+                    const int in = pbuf * PB + pr * 128 + ((fhalf ^ ((pr >> 1) & 7)) << 4);
+                    a_addr[tt][ti] = ((amask[ti] >> t) & 1) ? in : zero_off;
+                }
+                int st = slot + tt; if (tt && st >= RING) st -= RING;
+                b_addr[tt] = b_frag + st * BB;
             }
-            const int b_addr = b_frag + slot * BB;
-            bf16x8 af[2][TM], bfr[2][2];
-            auto read_frags = [&](int ks, bf16x8 (&a)[TM], bf16x8 (&b)[2]) {
-#pragma unroll
-                for (int ti = 0; ti < TM; ++ti) a[ti] = __builtin_bit_cast(bf16x8, *reinterpret_cast<const uint4v*>(smem + (a_addr[ti] ^ (ks << 5))));
-#pragma unroll
-                for (int tj = 0; tj < 2; ++tj) b[tj] = __builtin_bit_cast(bf16x8, *reinterpret_cast<const uint4v*>(smem + ((b_addr ^ (ks << 5)) + tj * 4096)));
+            bf16x8 af[2][TM], bfr[2][NJ];
+            auto read_frags = [&](int u, bf16x8 (&a)[TM], bf16x8 (&b)[NJ]) {
+                const int tt = u >> 2, ks = u & 3;
+#pragma unroll
+                for (int ti = 0; ti < TM; ++ti) a[ti] = __builtin_bit_cast(bf16x8, *reinterpret_cast<const uint4v*>(smem + (a_addr[tt][ti] ^ (ks << 5))));
+#pragma unroll
+                for (int tj = 0; tj < NJ; ++tj) b[tj] = __builtin_bit_cast(bf16x8, *reinterpret_cast<const uint4v*>(smem + ((b_addr[tt] ^ (ks << 5)) + tj * 4096)));
             };
             read_frags(0, af[0], bfr[0]);
 #pragma unroll
-            for (int ks = 0; ks < 4; ++ks) {
-                if (ks < 3) read_frags(ks + 1, af[(ks + 1) & 1], bfr[(ks + 1) & 1]);
+            for (int u = 0; u < 4 * TS; ++u) {
+                if (u < 4 * TS - 1) read_frags(u + 1, af[(u + 1) & 1], bfr[(u + 1) & 1]);
                 __builtin_amdgcn_sched_barrier(0);
 #pragma unroll
                 for (int ti = 0; ti < TM; ++ti)
 #pragma unroll
-                    for (int tj = 0; tj < 2; ++tj)
-                        acc[ti][tj] = __builtin_amdgcn_mfma_f32_32x32x16_bf16(bfr[ks & 1][tj], af[ks & 1][ti], acc[ti][tj], 0, 0, 0);
+                    for (int tj = 0; tj < NJ; ++tj)
+                        acc[ti][tj] = __builtin_amdgcn_mfma_f32_32x32x16_bf16(bfr[u & 1][tj], af[u & 1][ti], acc[ti][tj], 0, 0, 0);
             }
+            PATCH_STAMP(3 + 3 * step_no);
             asm volatile("s_waitcnt vmcnt(%0)" ::"n"((NB - 2) * GROUP) : "memory");
+            PATCH_STAMP(4 + 3 * step_no);
             __builtin_amdgcn_s_barrier();
-            slot = slot + 1 == NB ? 0 : slot + 1;
-            PATCH_STAMP(3 + step_no);
+            if (TS == 1) slot = slot + 1 == NB ? 0 : slot + 1;
+            else slot = slot + TS == RING ? 0 : slot + TS;
+            PATCH_STAMP(5 + 3 * step_no);
             ++step_no;
         }
     }
     asm volatile("s_waitcnt vmcnt(0) lgkmcnt(0)" ::: "memory");
     __builtin_amdgcn_s_barrier();
-    PATCH_STAMP(3 + step_no);
+    PATCH_STAMP(3 + 3 * step_no);
 
     if (gridDim.y > 1) {
         float* slab = p.slabs + (long long)split_id * p.M * p.N;
@@ -1077,10 +1091,10 @@
             const int m = m0 + arow[ti];
             if (m >= p.M) continue;
 #pragma unroll
-            for (int tj = 0; tj < 2; ++tj)
+            for (int tj = 0; tj < NJ; ++tj)
 #pragma unroll
                 for (int q = 0; q < 4; ++q) {
-                    const int n = n0 + wn * 64 + tj * 32 + 8 * q + 4 * fhalf;
+                    const int n = n0 + wn * (NJ * 32) + tj * 32 + 8 * q + 4 * fhalf;
                     if (n + 3 < p.N) {
                         float4v t; t.x = acc[ti][tj][4 * q]; t.y = acc[ti][tj][4 * q + 1]; t.z = acc[ti][tj][4 * q + 2]; t.w = acc[ti][tj][4 * q + 3];
                         *reinterpret_cast<float4v*>(slab + (long long)m * p.N + n) = t;
@@ -1089,14 +1103,14 @@
         }
 #ifdef EPI_PATCH_TRACE
         asm volatile("s_waitcnt vmcnt(0)" ::: "memory");
-        PATCH_STAMP(4 + step_no);
+        PATCH_STAMP(4 + 3 * step_no);
 #endif
         return;
     }
-    coalesced_epilogue<TM, Cfg::WM, Cfg::WN, Cfg::THREADS, RED, false>(EPI_ARGS_OF(p), acc, smem, m0, n0, tile_m, wm, wn, wid, lane, tid, 0, 0);
+    coalesced_epilogue<TM, Cfg::WM, Cfg::WN, Cfg::THREADS, RED, false, NJ>(EPI_ARGS_OF(p), acc, smem, m0, n0, tile_m, wm, wn, wid, lane, tid, 0, 0);
 #ifdef EPI_PATCH_TRACE
     asm volatile("s_waitcnt vmcnt(0)" ::: "memory");
-    PATCH_STAMP(4 + step_no);
+    PATCH_STAMP(4 + 3 * step_no);
 #endif
 }
 
@@ -1327,17 +1341,17 @@
 
 #ifdef EPI_PATCH_TRACE
 extern "C" int epi_patch_trace_read(unsigned long long* out, int clear) {
-    if (hipMemcpyFromSymbol(out, HIP_SYMBOL(epi::epi_patch_trace), sizeof(unsigned long long) * 64 * 96) != hipSuccess) return 1;
+    if (hipMemcpyFromSymbol(out, HIP_SYMBOL(epi::epi_patch_trace), sizeof(unsigned long long) * 64 * epi::PATCH_TRACE_SLOTS) != hipSuccess) return 1;
     if (clear) {
-        static unsigned long long zeros[64 * 96];
+        static unsigned long long zeros[64 * epi::PATCH_TRACE_SLOTS];
         if (hipMemcpyToSymbol(HIP_SYMBOL(epi::epi_patch_trace), zeros, sizeof(zeros)) != hipSuccess) return 1;
     }
     return 0;
 }
 #endif
 
-enum { PATCH_WIDE = 0, PATCH_NARROW = 1, PATCH_HALF = 2 };
-struct PatchPlan { bool ok; int cfg, nb, patch_px, nsplit, cps; long long tiles; size_t lds; bool single; };
+enum { PATCH_WIDE = 0, PATCH_NARROW = 1, PATCH_HALF = 2, PATCH_DEEP = 3 };
+struct PatchPlan { bool ok; int cfg, nb, ts, patch_px, nsplit, cps; long long tiles; size_t lds; bool single; };
 static int g_patch_mode = -1;
 static int patch_mode() {
     if (g_patch_mode < 0) g_patch_mode = 2;
@@ -1348,25 +1362,41 @@
     if (mode >= 0 && mode <= 2) g_patch_mode = mode;
     return before;
 }
-static PatchPlan patch_plan(int M, int N, int Cs, int W, size_t workspace_bytes) {
+static int g_patch_variant = 0, g_patch_nsplit = 0;
+extern "C" int epi_conv3x3_patch_variant(int variant, int nsplit) {
+    const int before = g_patch_variant + 16 * g_patch_nsplit;
+    if (variant >= 0 && variant <= 3) g_patch_variant = variant;
+    if (nsplit >= 0 && nsplit <= 15) g_patch_nsplit = nsplit;
+    return before;
+}
+static void patch_cfg_dims(int cfg, int& bm, int& bn, int& tm, int& wmv) {
+    bm = (cfg == PATCH_HALF || cfg == PATCH_DEEP) ? 128 : 256;
+    bn = (cfg == PATCH_NARROW || cfg == PATCH_DEEP) ? 64 : 128;
+    tm = cfg == PATCH_WIDE ? 2 : 1;
+    wmv = cfg == PATCH_NARROW ? 8 : 4;
+}
+static PatchPlan patch_plan_cfg(int cfg, int ts, int M, int N, int Cs, int W, size_t workspace_bytes) {
     PatchPlan pl = {};
     const int nchunks = Cs / GBK;
-    pl.cfg = N <= 64 ? PATCH_NARROW : PATCH_WIDE;
-    if (pl.cfg == PATCH_WIDE && (long long)((M + 255) / 256) * ((N + 127) / 128) < 200) pl.cfg = PATCH_HALF;
-    const int bm = pl.cfg == PATCH_HALF ? 128 : 256, bn = pl.cfg == PATCH_NARROW ? 64 : 128;
-    const int tm = pl.cfg == PATCH_WIDE ? 2 : 1, wmv = pl.cfg == PATCH_NARROW ? 8 : 4;
+    pl.cfg = cfg;
+    pl.ts = ts;
+    int bm, bn, tm, wmv;
+    patch_cfg_dims(cfg, bm, bn, tm, wmv);
     pl.patch_px = (bm + 2 * W + 2 + 7) / 8 * 8;
     if (pl.patch_px > 8 * 8 * PATCH_APW) return pl;
-    const size_t epi = (size_t)8 * tm * 32 * 128 + (size_t)wmv * 2 * bn * sizeof(float);
-    pl.single = pl.cfg == PATCH_NARROW && nchunks == 1;
-    for (pl.nb = 3; pl.nb >= 2; --pl.nb) {
-        pl.lds = std::max((size_t)(pl.single ? 1 : 2) * pl.patch_px * 128 + (size_t)pl.nb * bn * 128 + 1024 + 128, epi);
+    if (cfg == PATCH_DEEP && W > 16) return pl;
+    const size_t epi = (size_t)8 * tm * 32 * (bn == 64 && cfg == PATCH_DEEP ? 64 : 128) + (size_t)wmv * 2 * bn * sizeof(float);
+    pl.single = ts == 1 && cfg == PATCH_NARROW && nchunks == 1;
+    const int nb_hi = (ts == 3 && cfg == PATCH_HALF) ? 2 : 3, nb_lo = (ts == 3 && cfg == PATCH_DEEP) ? 3 : 2;
+    for (pl.nb = nb_hi; pl.nb >= nb_lo; --pl.nb) {
+        pl.lds = std::max((size_t)(pl.single ? 1 : 2) * pl.patch_px * 128 + (size_t)pl.nb * ts * bn * 128 + 1024 + 128, epi);
         if (pl.lds <= 160 * 1024) break;
     }
-    if (pl.nb < 2) return pl;
+    if (pl.nb < nb_lo) return pl;
     pl.tiles = (long long)((M + bm - 1) / bm) * ((N + bn - 1) / bn);
     pl.nsplit = 1;
-    if (pl.tiles < 120) {
+    if (g_patch_nsplit > 0) pl.nsplit = std::min(nchunks, g_patch_nsplit);
+    else if (pl.tiles < 120) {
         if (patch_mode() < 2) return pl;
         pl.nsplit = (int)std::min<long long>(nchunks, std::max<long long>(1, 256 / pl.tiles));
     }
@@ -1375,6 +1405,29 @@
     pl.nsplit = (nchunks + pl.cps - 1) / pl.cps;
     pl.ok = pl.tiles <= 0x7fffffffLL;
     return pl;
+}
+static PatchPlan patch_plan(int M, int N, int Cs, int W, size_t workspace_bytes) {
+    int cfg = N <= 64 ? PATCH_NARROW : PATCH_WIDE;
+    if (cfg == PATCH_WIDE && (long long)((M + 255) / 256) * ((N + 127) / 128) < 200) cfg = PATCH_HALF;
+    if (g_patch_variant == 2 || g_patch_variant == 3) {
+        const PatchPlan pl = patch_plan_cfg(g_patch_variant == 2 ? PATCH_HALF : PATCH_DEEP, 3, M, N, Cs, W, workspace_bytes);
+        if (pl.ok) return pl;
+    }
+    if (g_patch_variant == 0 && cfg == PATCH_HALF && W <= 16 && (long long)((M + 127) / 128) * ((N + 127) / 128) < 200) {
+        const PatchPlan pl = patch_plan_cfg(PATCH_DEEP, 3, M, N, Cs, W, workspace_bytes);
+        if (pl.ok) return pl;
+    }
+    return patch_plan_cfg(cfg, 1, M, N, Cs, W, workspace_bytes);
+}
+extern "C" int epi_conv3x3_patch_plan(int M, int N, int Cs, int W, long long* out) {
+    if (!out || M <= 0 || N <= 0 || Cs <= 0 || W <= 0) return EPI_ERR_INVALID_ARGUMENT;
+    if (Cs % GBK) return EPI_ERR_UNSUPPORTED;
+    const PatchPlan pl = patch_plan(M, N, Cs, W, (size_t)-1);
+    int bm, bn, tm, wmv;
+    patch_cfg_dims(pl.cfg, bm, bn, tm, wmv);
+    const long long v[10] = {pl.ok ? 1 : 0, bm, bn, pl.ts, pl.nb, pl.tiles, pl.nsplit, pl.cps, (long long)pl.lds, pl.single ? 1 : 0};
+    for (int i = 0; i < 10; ++i) out[i] = v[i];
+    return EPI_OK;
 }
 static bool patch_eligible(const GemmArgs& a, bool out_f32, int nphase) {
     if (patch_mode() == 0 || out_f32 || nphase != 1 || !a.ga.enabled || a.ph.enabled || a.sc.enabled || a.bias || !a.coalesce) return false;
@@ -1383,18 +1436,18 @@
         if (a.ga.dy[t] < -1 || a.ga.dy[t] > 1 || a.ga.dx[t] < -1 || a.ga.dx[t] > 1) return false;
     return (long long)a.M * a.ga.Cs < (1LL << 31) && gemm_tile_override() == 0;
 }
-template <typename Cfg, int NB, bool SINGLE = false, bool RED = false>
+template <typename Cfg, int NB, bool SINGLE = false, bool RED = false, int TS = 1>
 static int launch_patch_red(const GemmArgs& a, const PatchPlan& pl, hipStream_t st) {
-    static const hipError_t attr = hipFuncSetAttribute(reinterpret_cast<const void*>(&conv_patch_kernel<Cfg, NB, SINGLE, RED>),
+    static const hipError_t attr = hipFuncSetAttribute(reinterpret_cast<const void*>(&conv_patch_kernel<Cfg, NB, SINGLE, RED, TS>),
                                                        hipFuncAttributeMaxDynamicSharedMemorySize, 160 * 1024);
     if (attr != hipSuccess) return EPI_ERR_LAUNCH;
-    hipLaunchKernelGGL((conv_patch_kernel<Cfg, NB, SINGLE, RED>), dim3((unsigned)pl.tiles, (unsigned)pl.nsplit), dim3(Cfg::THREADS), pl.lds, st, a);
+    hipLaunchKernelGGL((conv_patch_kernel<Cfg, NB, SINGLE, RED, TS>), dim3((unsigned)pl.tiles, (unsigned)pl.nsplit), dim3(Cfg::THREADS), pl.lds, st, a);
     EPI_CHECK_LAUNCH();
     return EPI_OK;
 }
-template <typename Cfg, int NB, bool SINGLE = false>
+template <typename Cfg, int NB, bool SINGLE = false, int TS = 1>
 static int launch_patch(const GemmArgs& a, const PatchPlan& pl, hipStream_t st) {
-    return a.br.z ? launch_patch_red<Cfg, NB, SINGLE, true>(a, pl, st) : launch_patch_red<Cfg, NB, SINGLE, false>(a, pl, st);
+    return a.br.z ? launch_patch_red<Cfg, NB, SINGLE, true, TS>(a, pl, st) : launch_patch_red<Cfg, NB, SINGLE, false, TS>(a, pl, st);
 }
 
 static int launch_gemm(GemmArgs a, bool out_f32, int nphase, void* workspace, size_t workspace_bytes, hipStream_t st, int* stats_done = nullptr,
@@ -1483,7 +1536,8 @@
             else if (want_stats) { a.stats = want_stats; if (stats_done) *stats_done = 1; }
             else if (want_red.z) { a.br = want_red; *red_done = 1; }
             int rc;
-            if (pp.cfg == PATCH_NARROW && pp.single) rc = pp.nb == 3 ? launch_patch<PatchNarrow, 3, true>(a, pp, st) : launch_patch<PatchNarrow, 2, true>(a, pp, st);
+            if (pp.ts == 3) rc = pp.cfg == PATCH_DEEP ? launch_patch<PatchDeep, 3, false, 3>(a, pp, st) : launch_patch<PatchHalf, 2, false, 3>(a, pp, st);
+            else if (pp.cfg == PATCH_NARROW && pp.single) rc = pp.nb == 3 ? launch_patch<PatchNarrow, 3, true>(a, pp, st) : launch_patch<PatchNarrow, 2, true>(a, pp, st);
             else if (pp.cfg == PATCH_NARROW) rc = pp.nb == 3 ? launch_patch<PatchNarrow, 3>(a, pp, st) : launch_patch<PatchNarrow, 2>(a, pp, st);
             else if (pp.cfg == PATCH_HALF) rc = pp.nb == 3 ? launch_patch<PatchHalf, 3>(a, pp, st) : launch_patch<PatchHalf, 2>(a, pp, st);
             else rc = pp.nb == 3 ? launch_patch<PatchWide, 3>(a, pp, st) : launch_patch<PatchWide, 2>(a, pp, st);
diff --git a/epipolarpose_amd/hip.py b/epipolarpose_amd/hip.py
--- a/epipolarpose_amd/hip.py
+++ b/epipolarpose_amd/hip.py
@@ -73,6 +73,8 @@
     "epi_wgrad_item": (_i, [_vp, _vp, _sz, _vp, _vp]),
     "epi_bn_sum_copies": (_i, [_i]),
     "epi_conv3x3_patch_mode": (_i, [_i]),
+    "epi_conv3x3_patch_variant": (_i, [_i, _i]),
+    "epi_conv3x3_patch_plan": (_i, [_i, _i, _i, _i, ctypes.POINTER(ctypes.c_longlong)]),
     "epi_gemm_tune": (_i, [_i, _i]),
     "epi_gemm_store_policy": (_i, [_i]),
     "epi_set_deterministic": (_i, [_i]),
@@ -805,6 +807,20 @@
     return int(load().epi_conv3x3_patch_mode(int(mode)))
 
 
+def conv3x3_patch_variant(variant=-1, nsplit=-1):
+    before = int(load().epi_conv3x3_patch_variant(int(variant), int(nsplit)))
+    return before % 16, before // 16
+
+
+PATCH_PLAN_FIELDS = ("ok", "tile_m", "tile_n", "taps_per_step", "ring_steps", "tiles", "nsplit", "chunks_per_split", "lds_bytes", "single")
+
+
+def conv3x3_patch_plan(m, n, cs, w):
+    out = (ctypes.c_longlong * 10)()
+    _check(load().epi_conv3x3_patch_plan(int(m), int(n), int(cs), int(w), out), "epi_conv3x3_patch_plan")
+    return dict(zip(PATCH_PLAN_FIELDS, (int(v) for v in out)))
+
+
 def set_deterministic(on=True):
     before = int(load().epi_set_deterministic(1 if on else 0))
     if before < 0:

○ ○ ○ ○ ○

◆ **What you have to do**
Transcribe the listing above line for line, from the first line to the line containing "st -= RING;", inclusive, with no other lines.

◆ **Answer space**
+                    const int in = pbuf * PB + pr * 128 + ((fhalf ^ ((pr >> 1) & 7)) << 4);
+                    a_addr[tt][ti] = ((amask[ti] >> t) & 1) ? in : zero_off;
+                }
+                int st = slot + tt; if (tt && st >= RING) st -= RING;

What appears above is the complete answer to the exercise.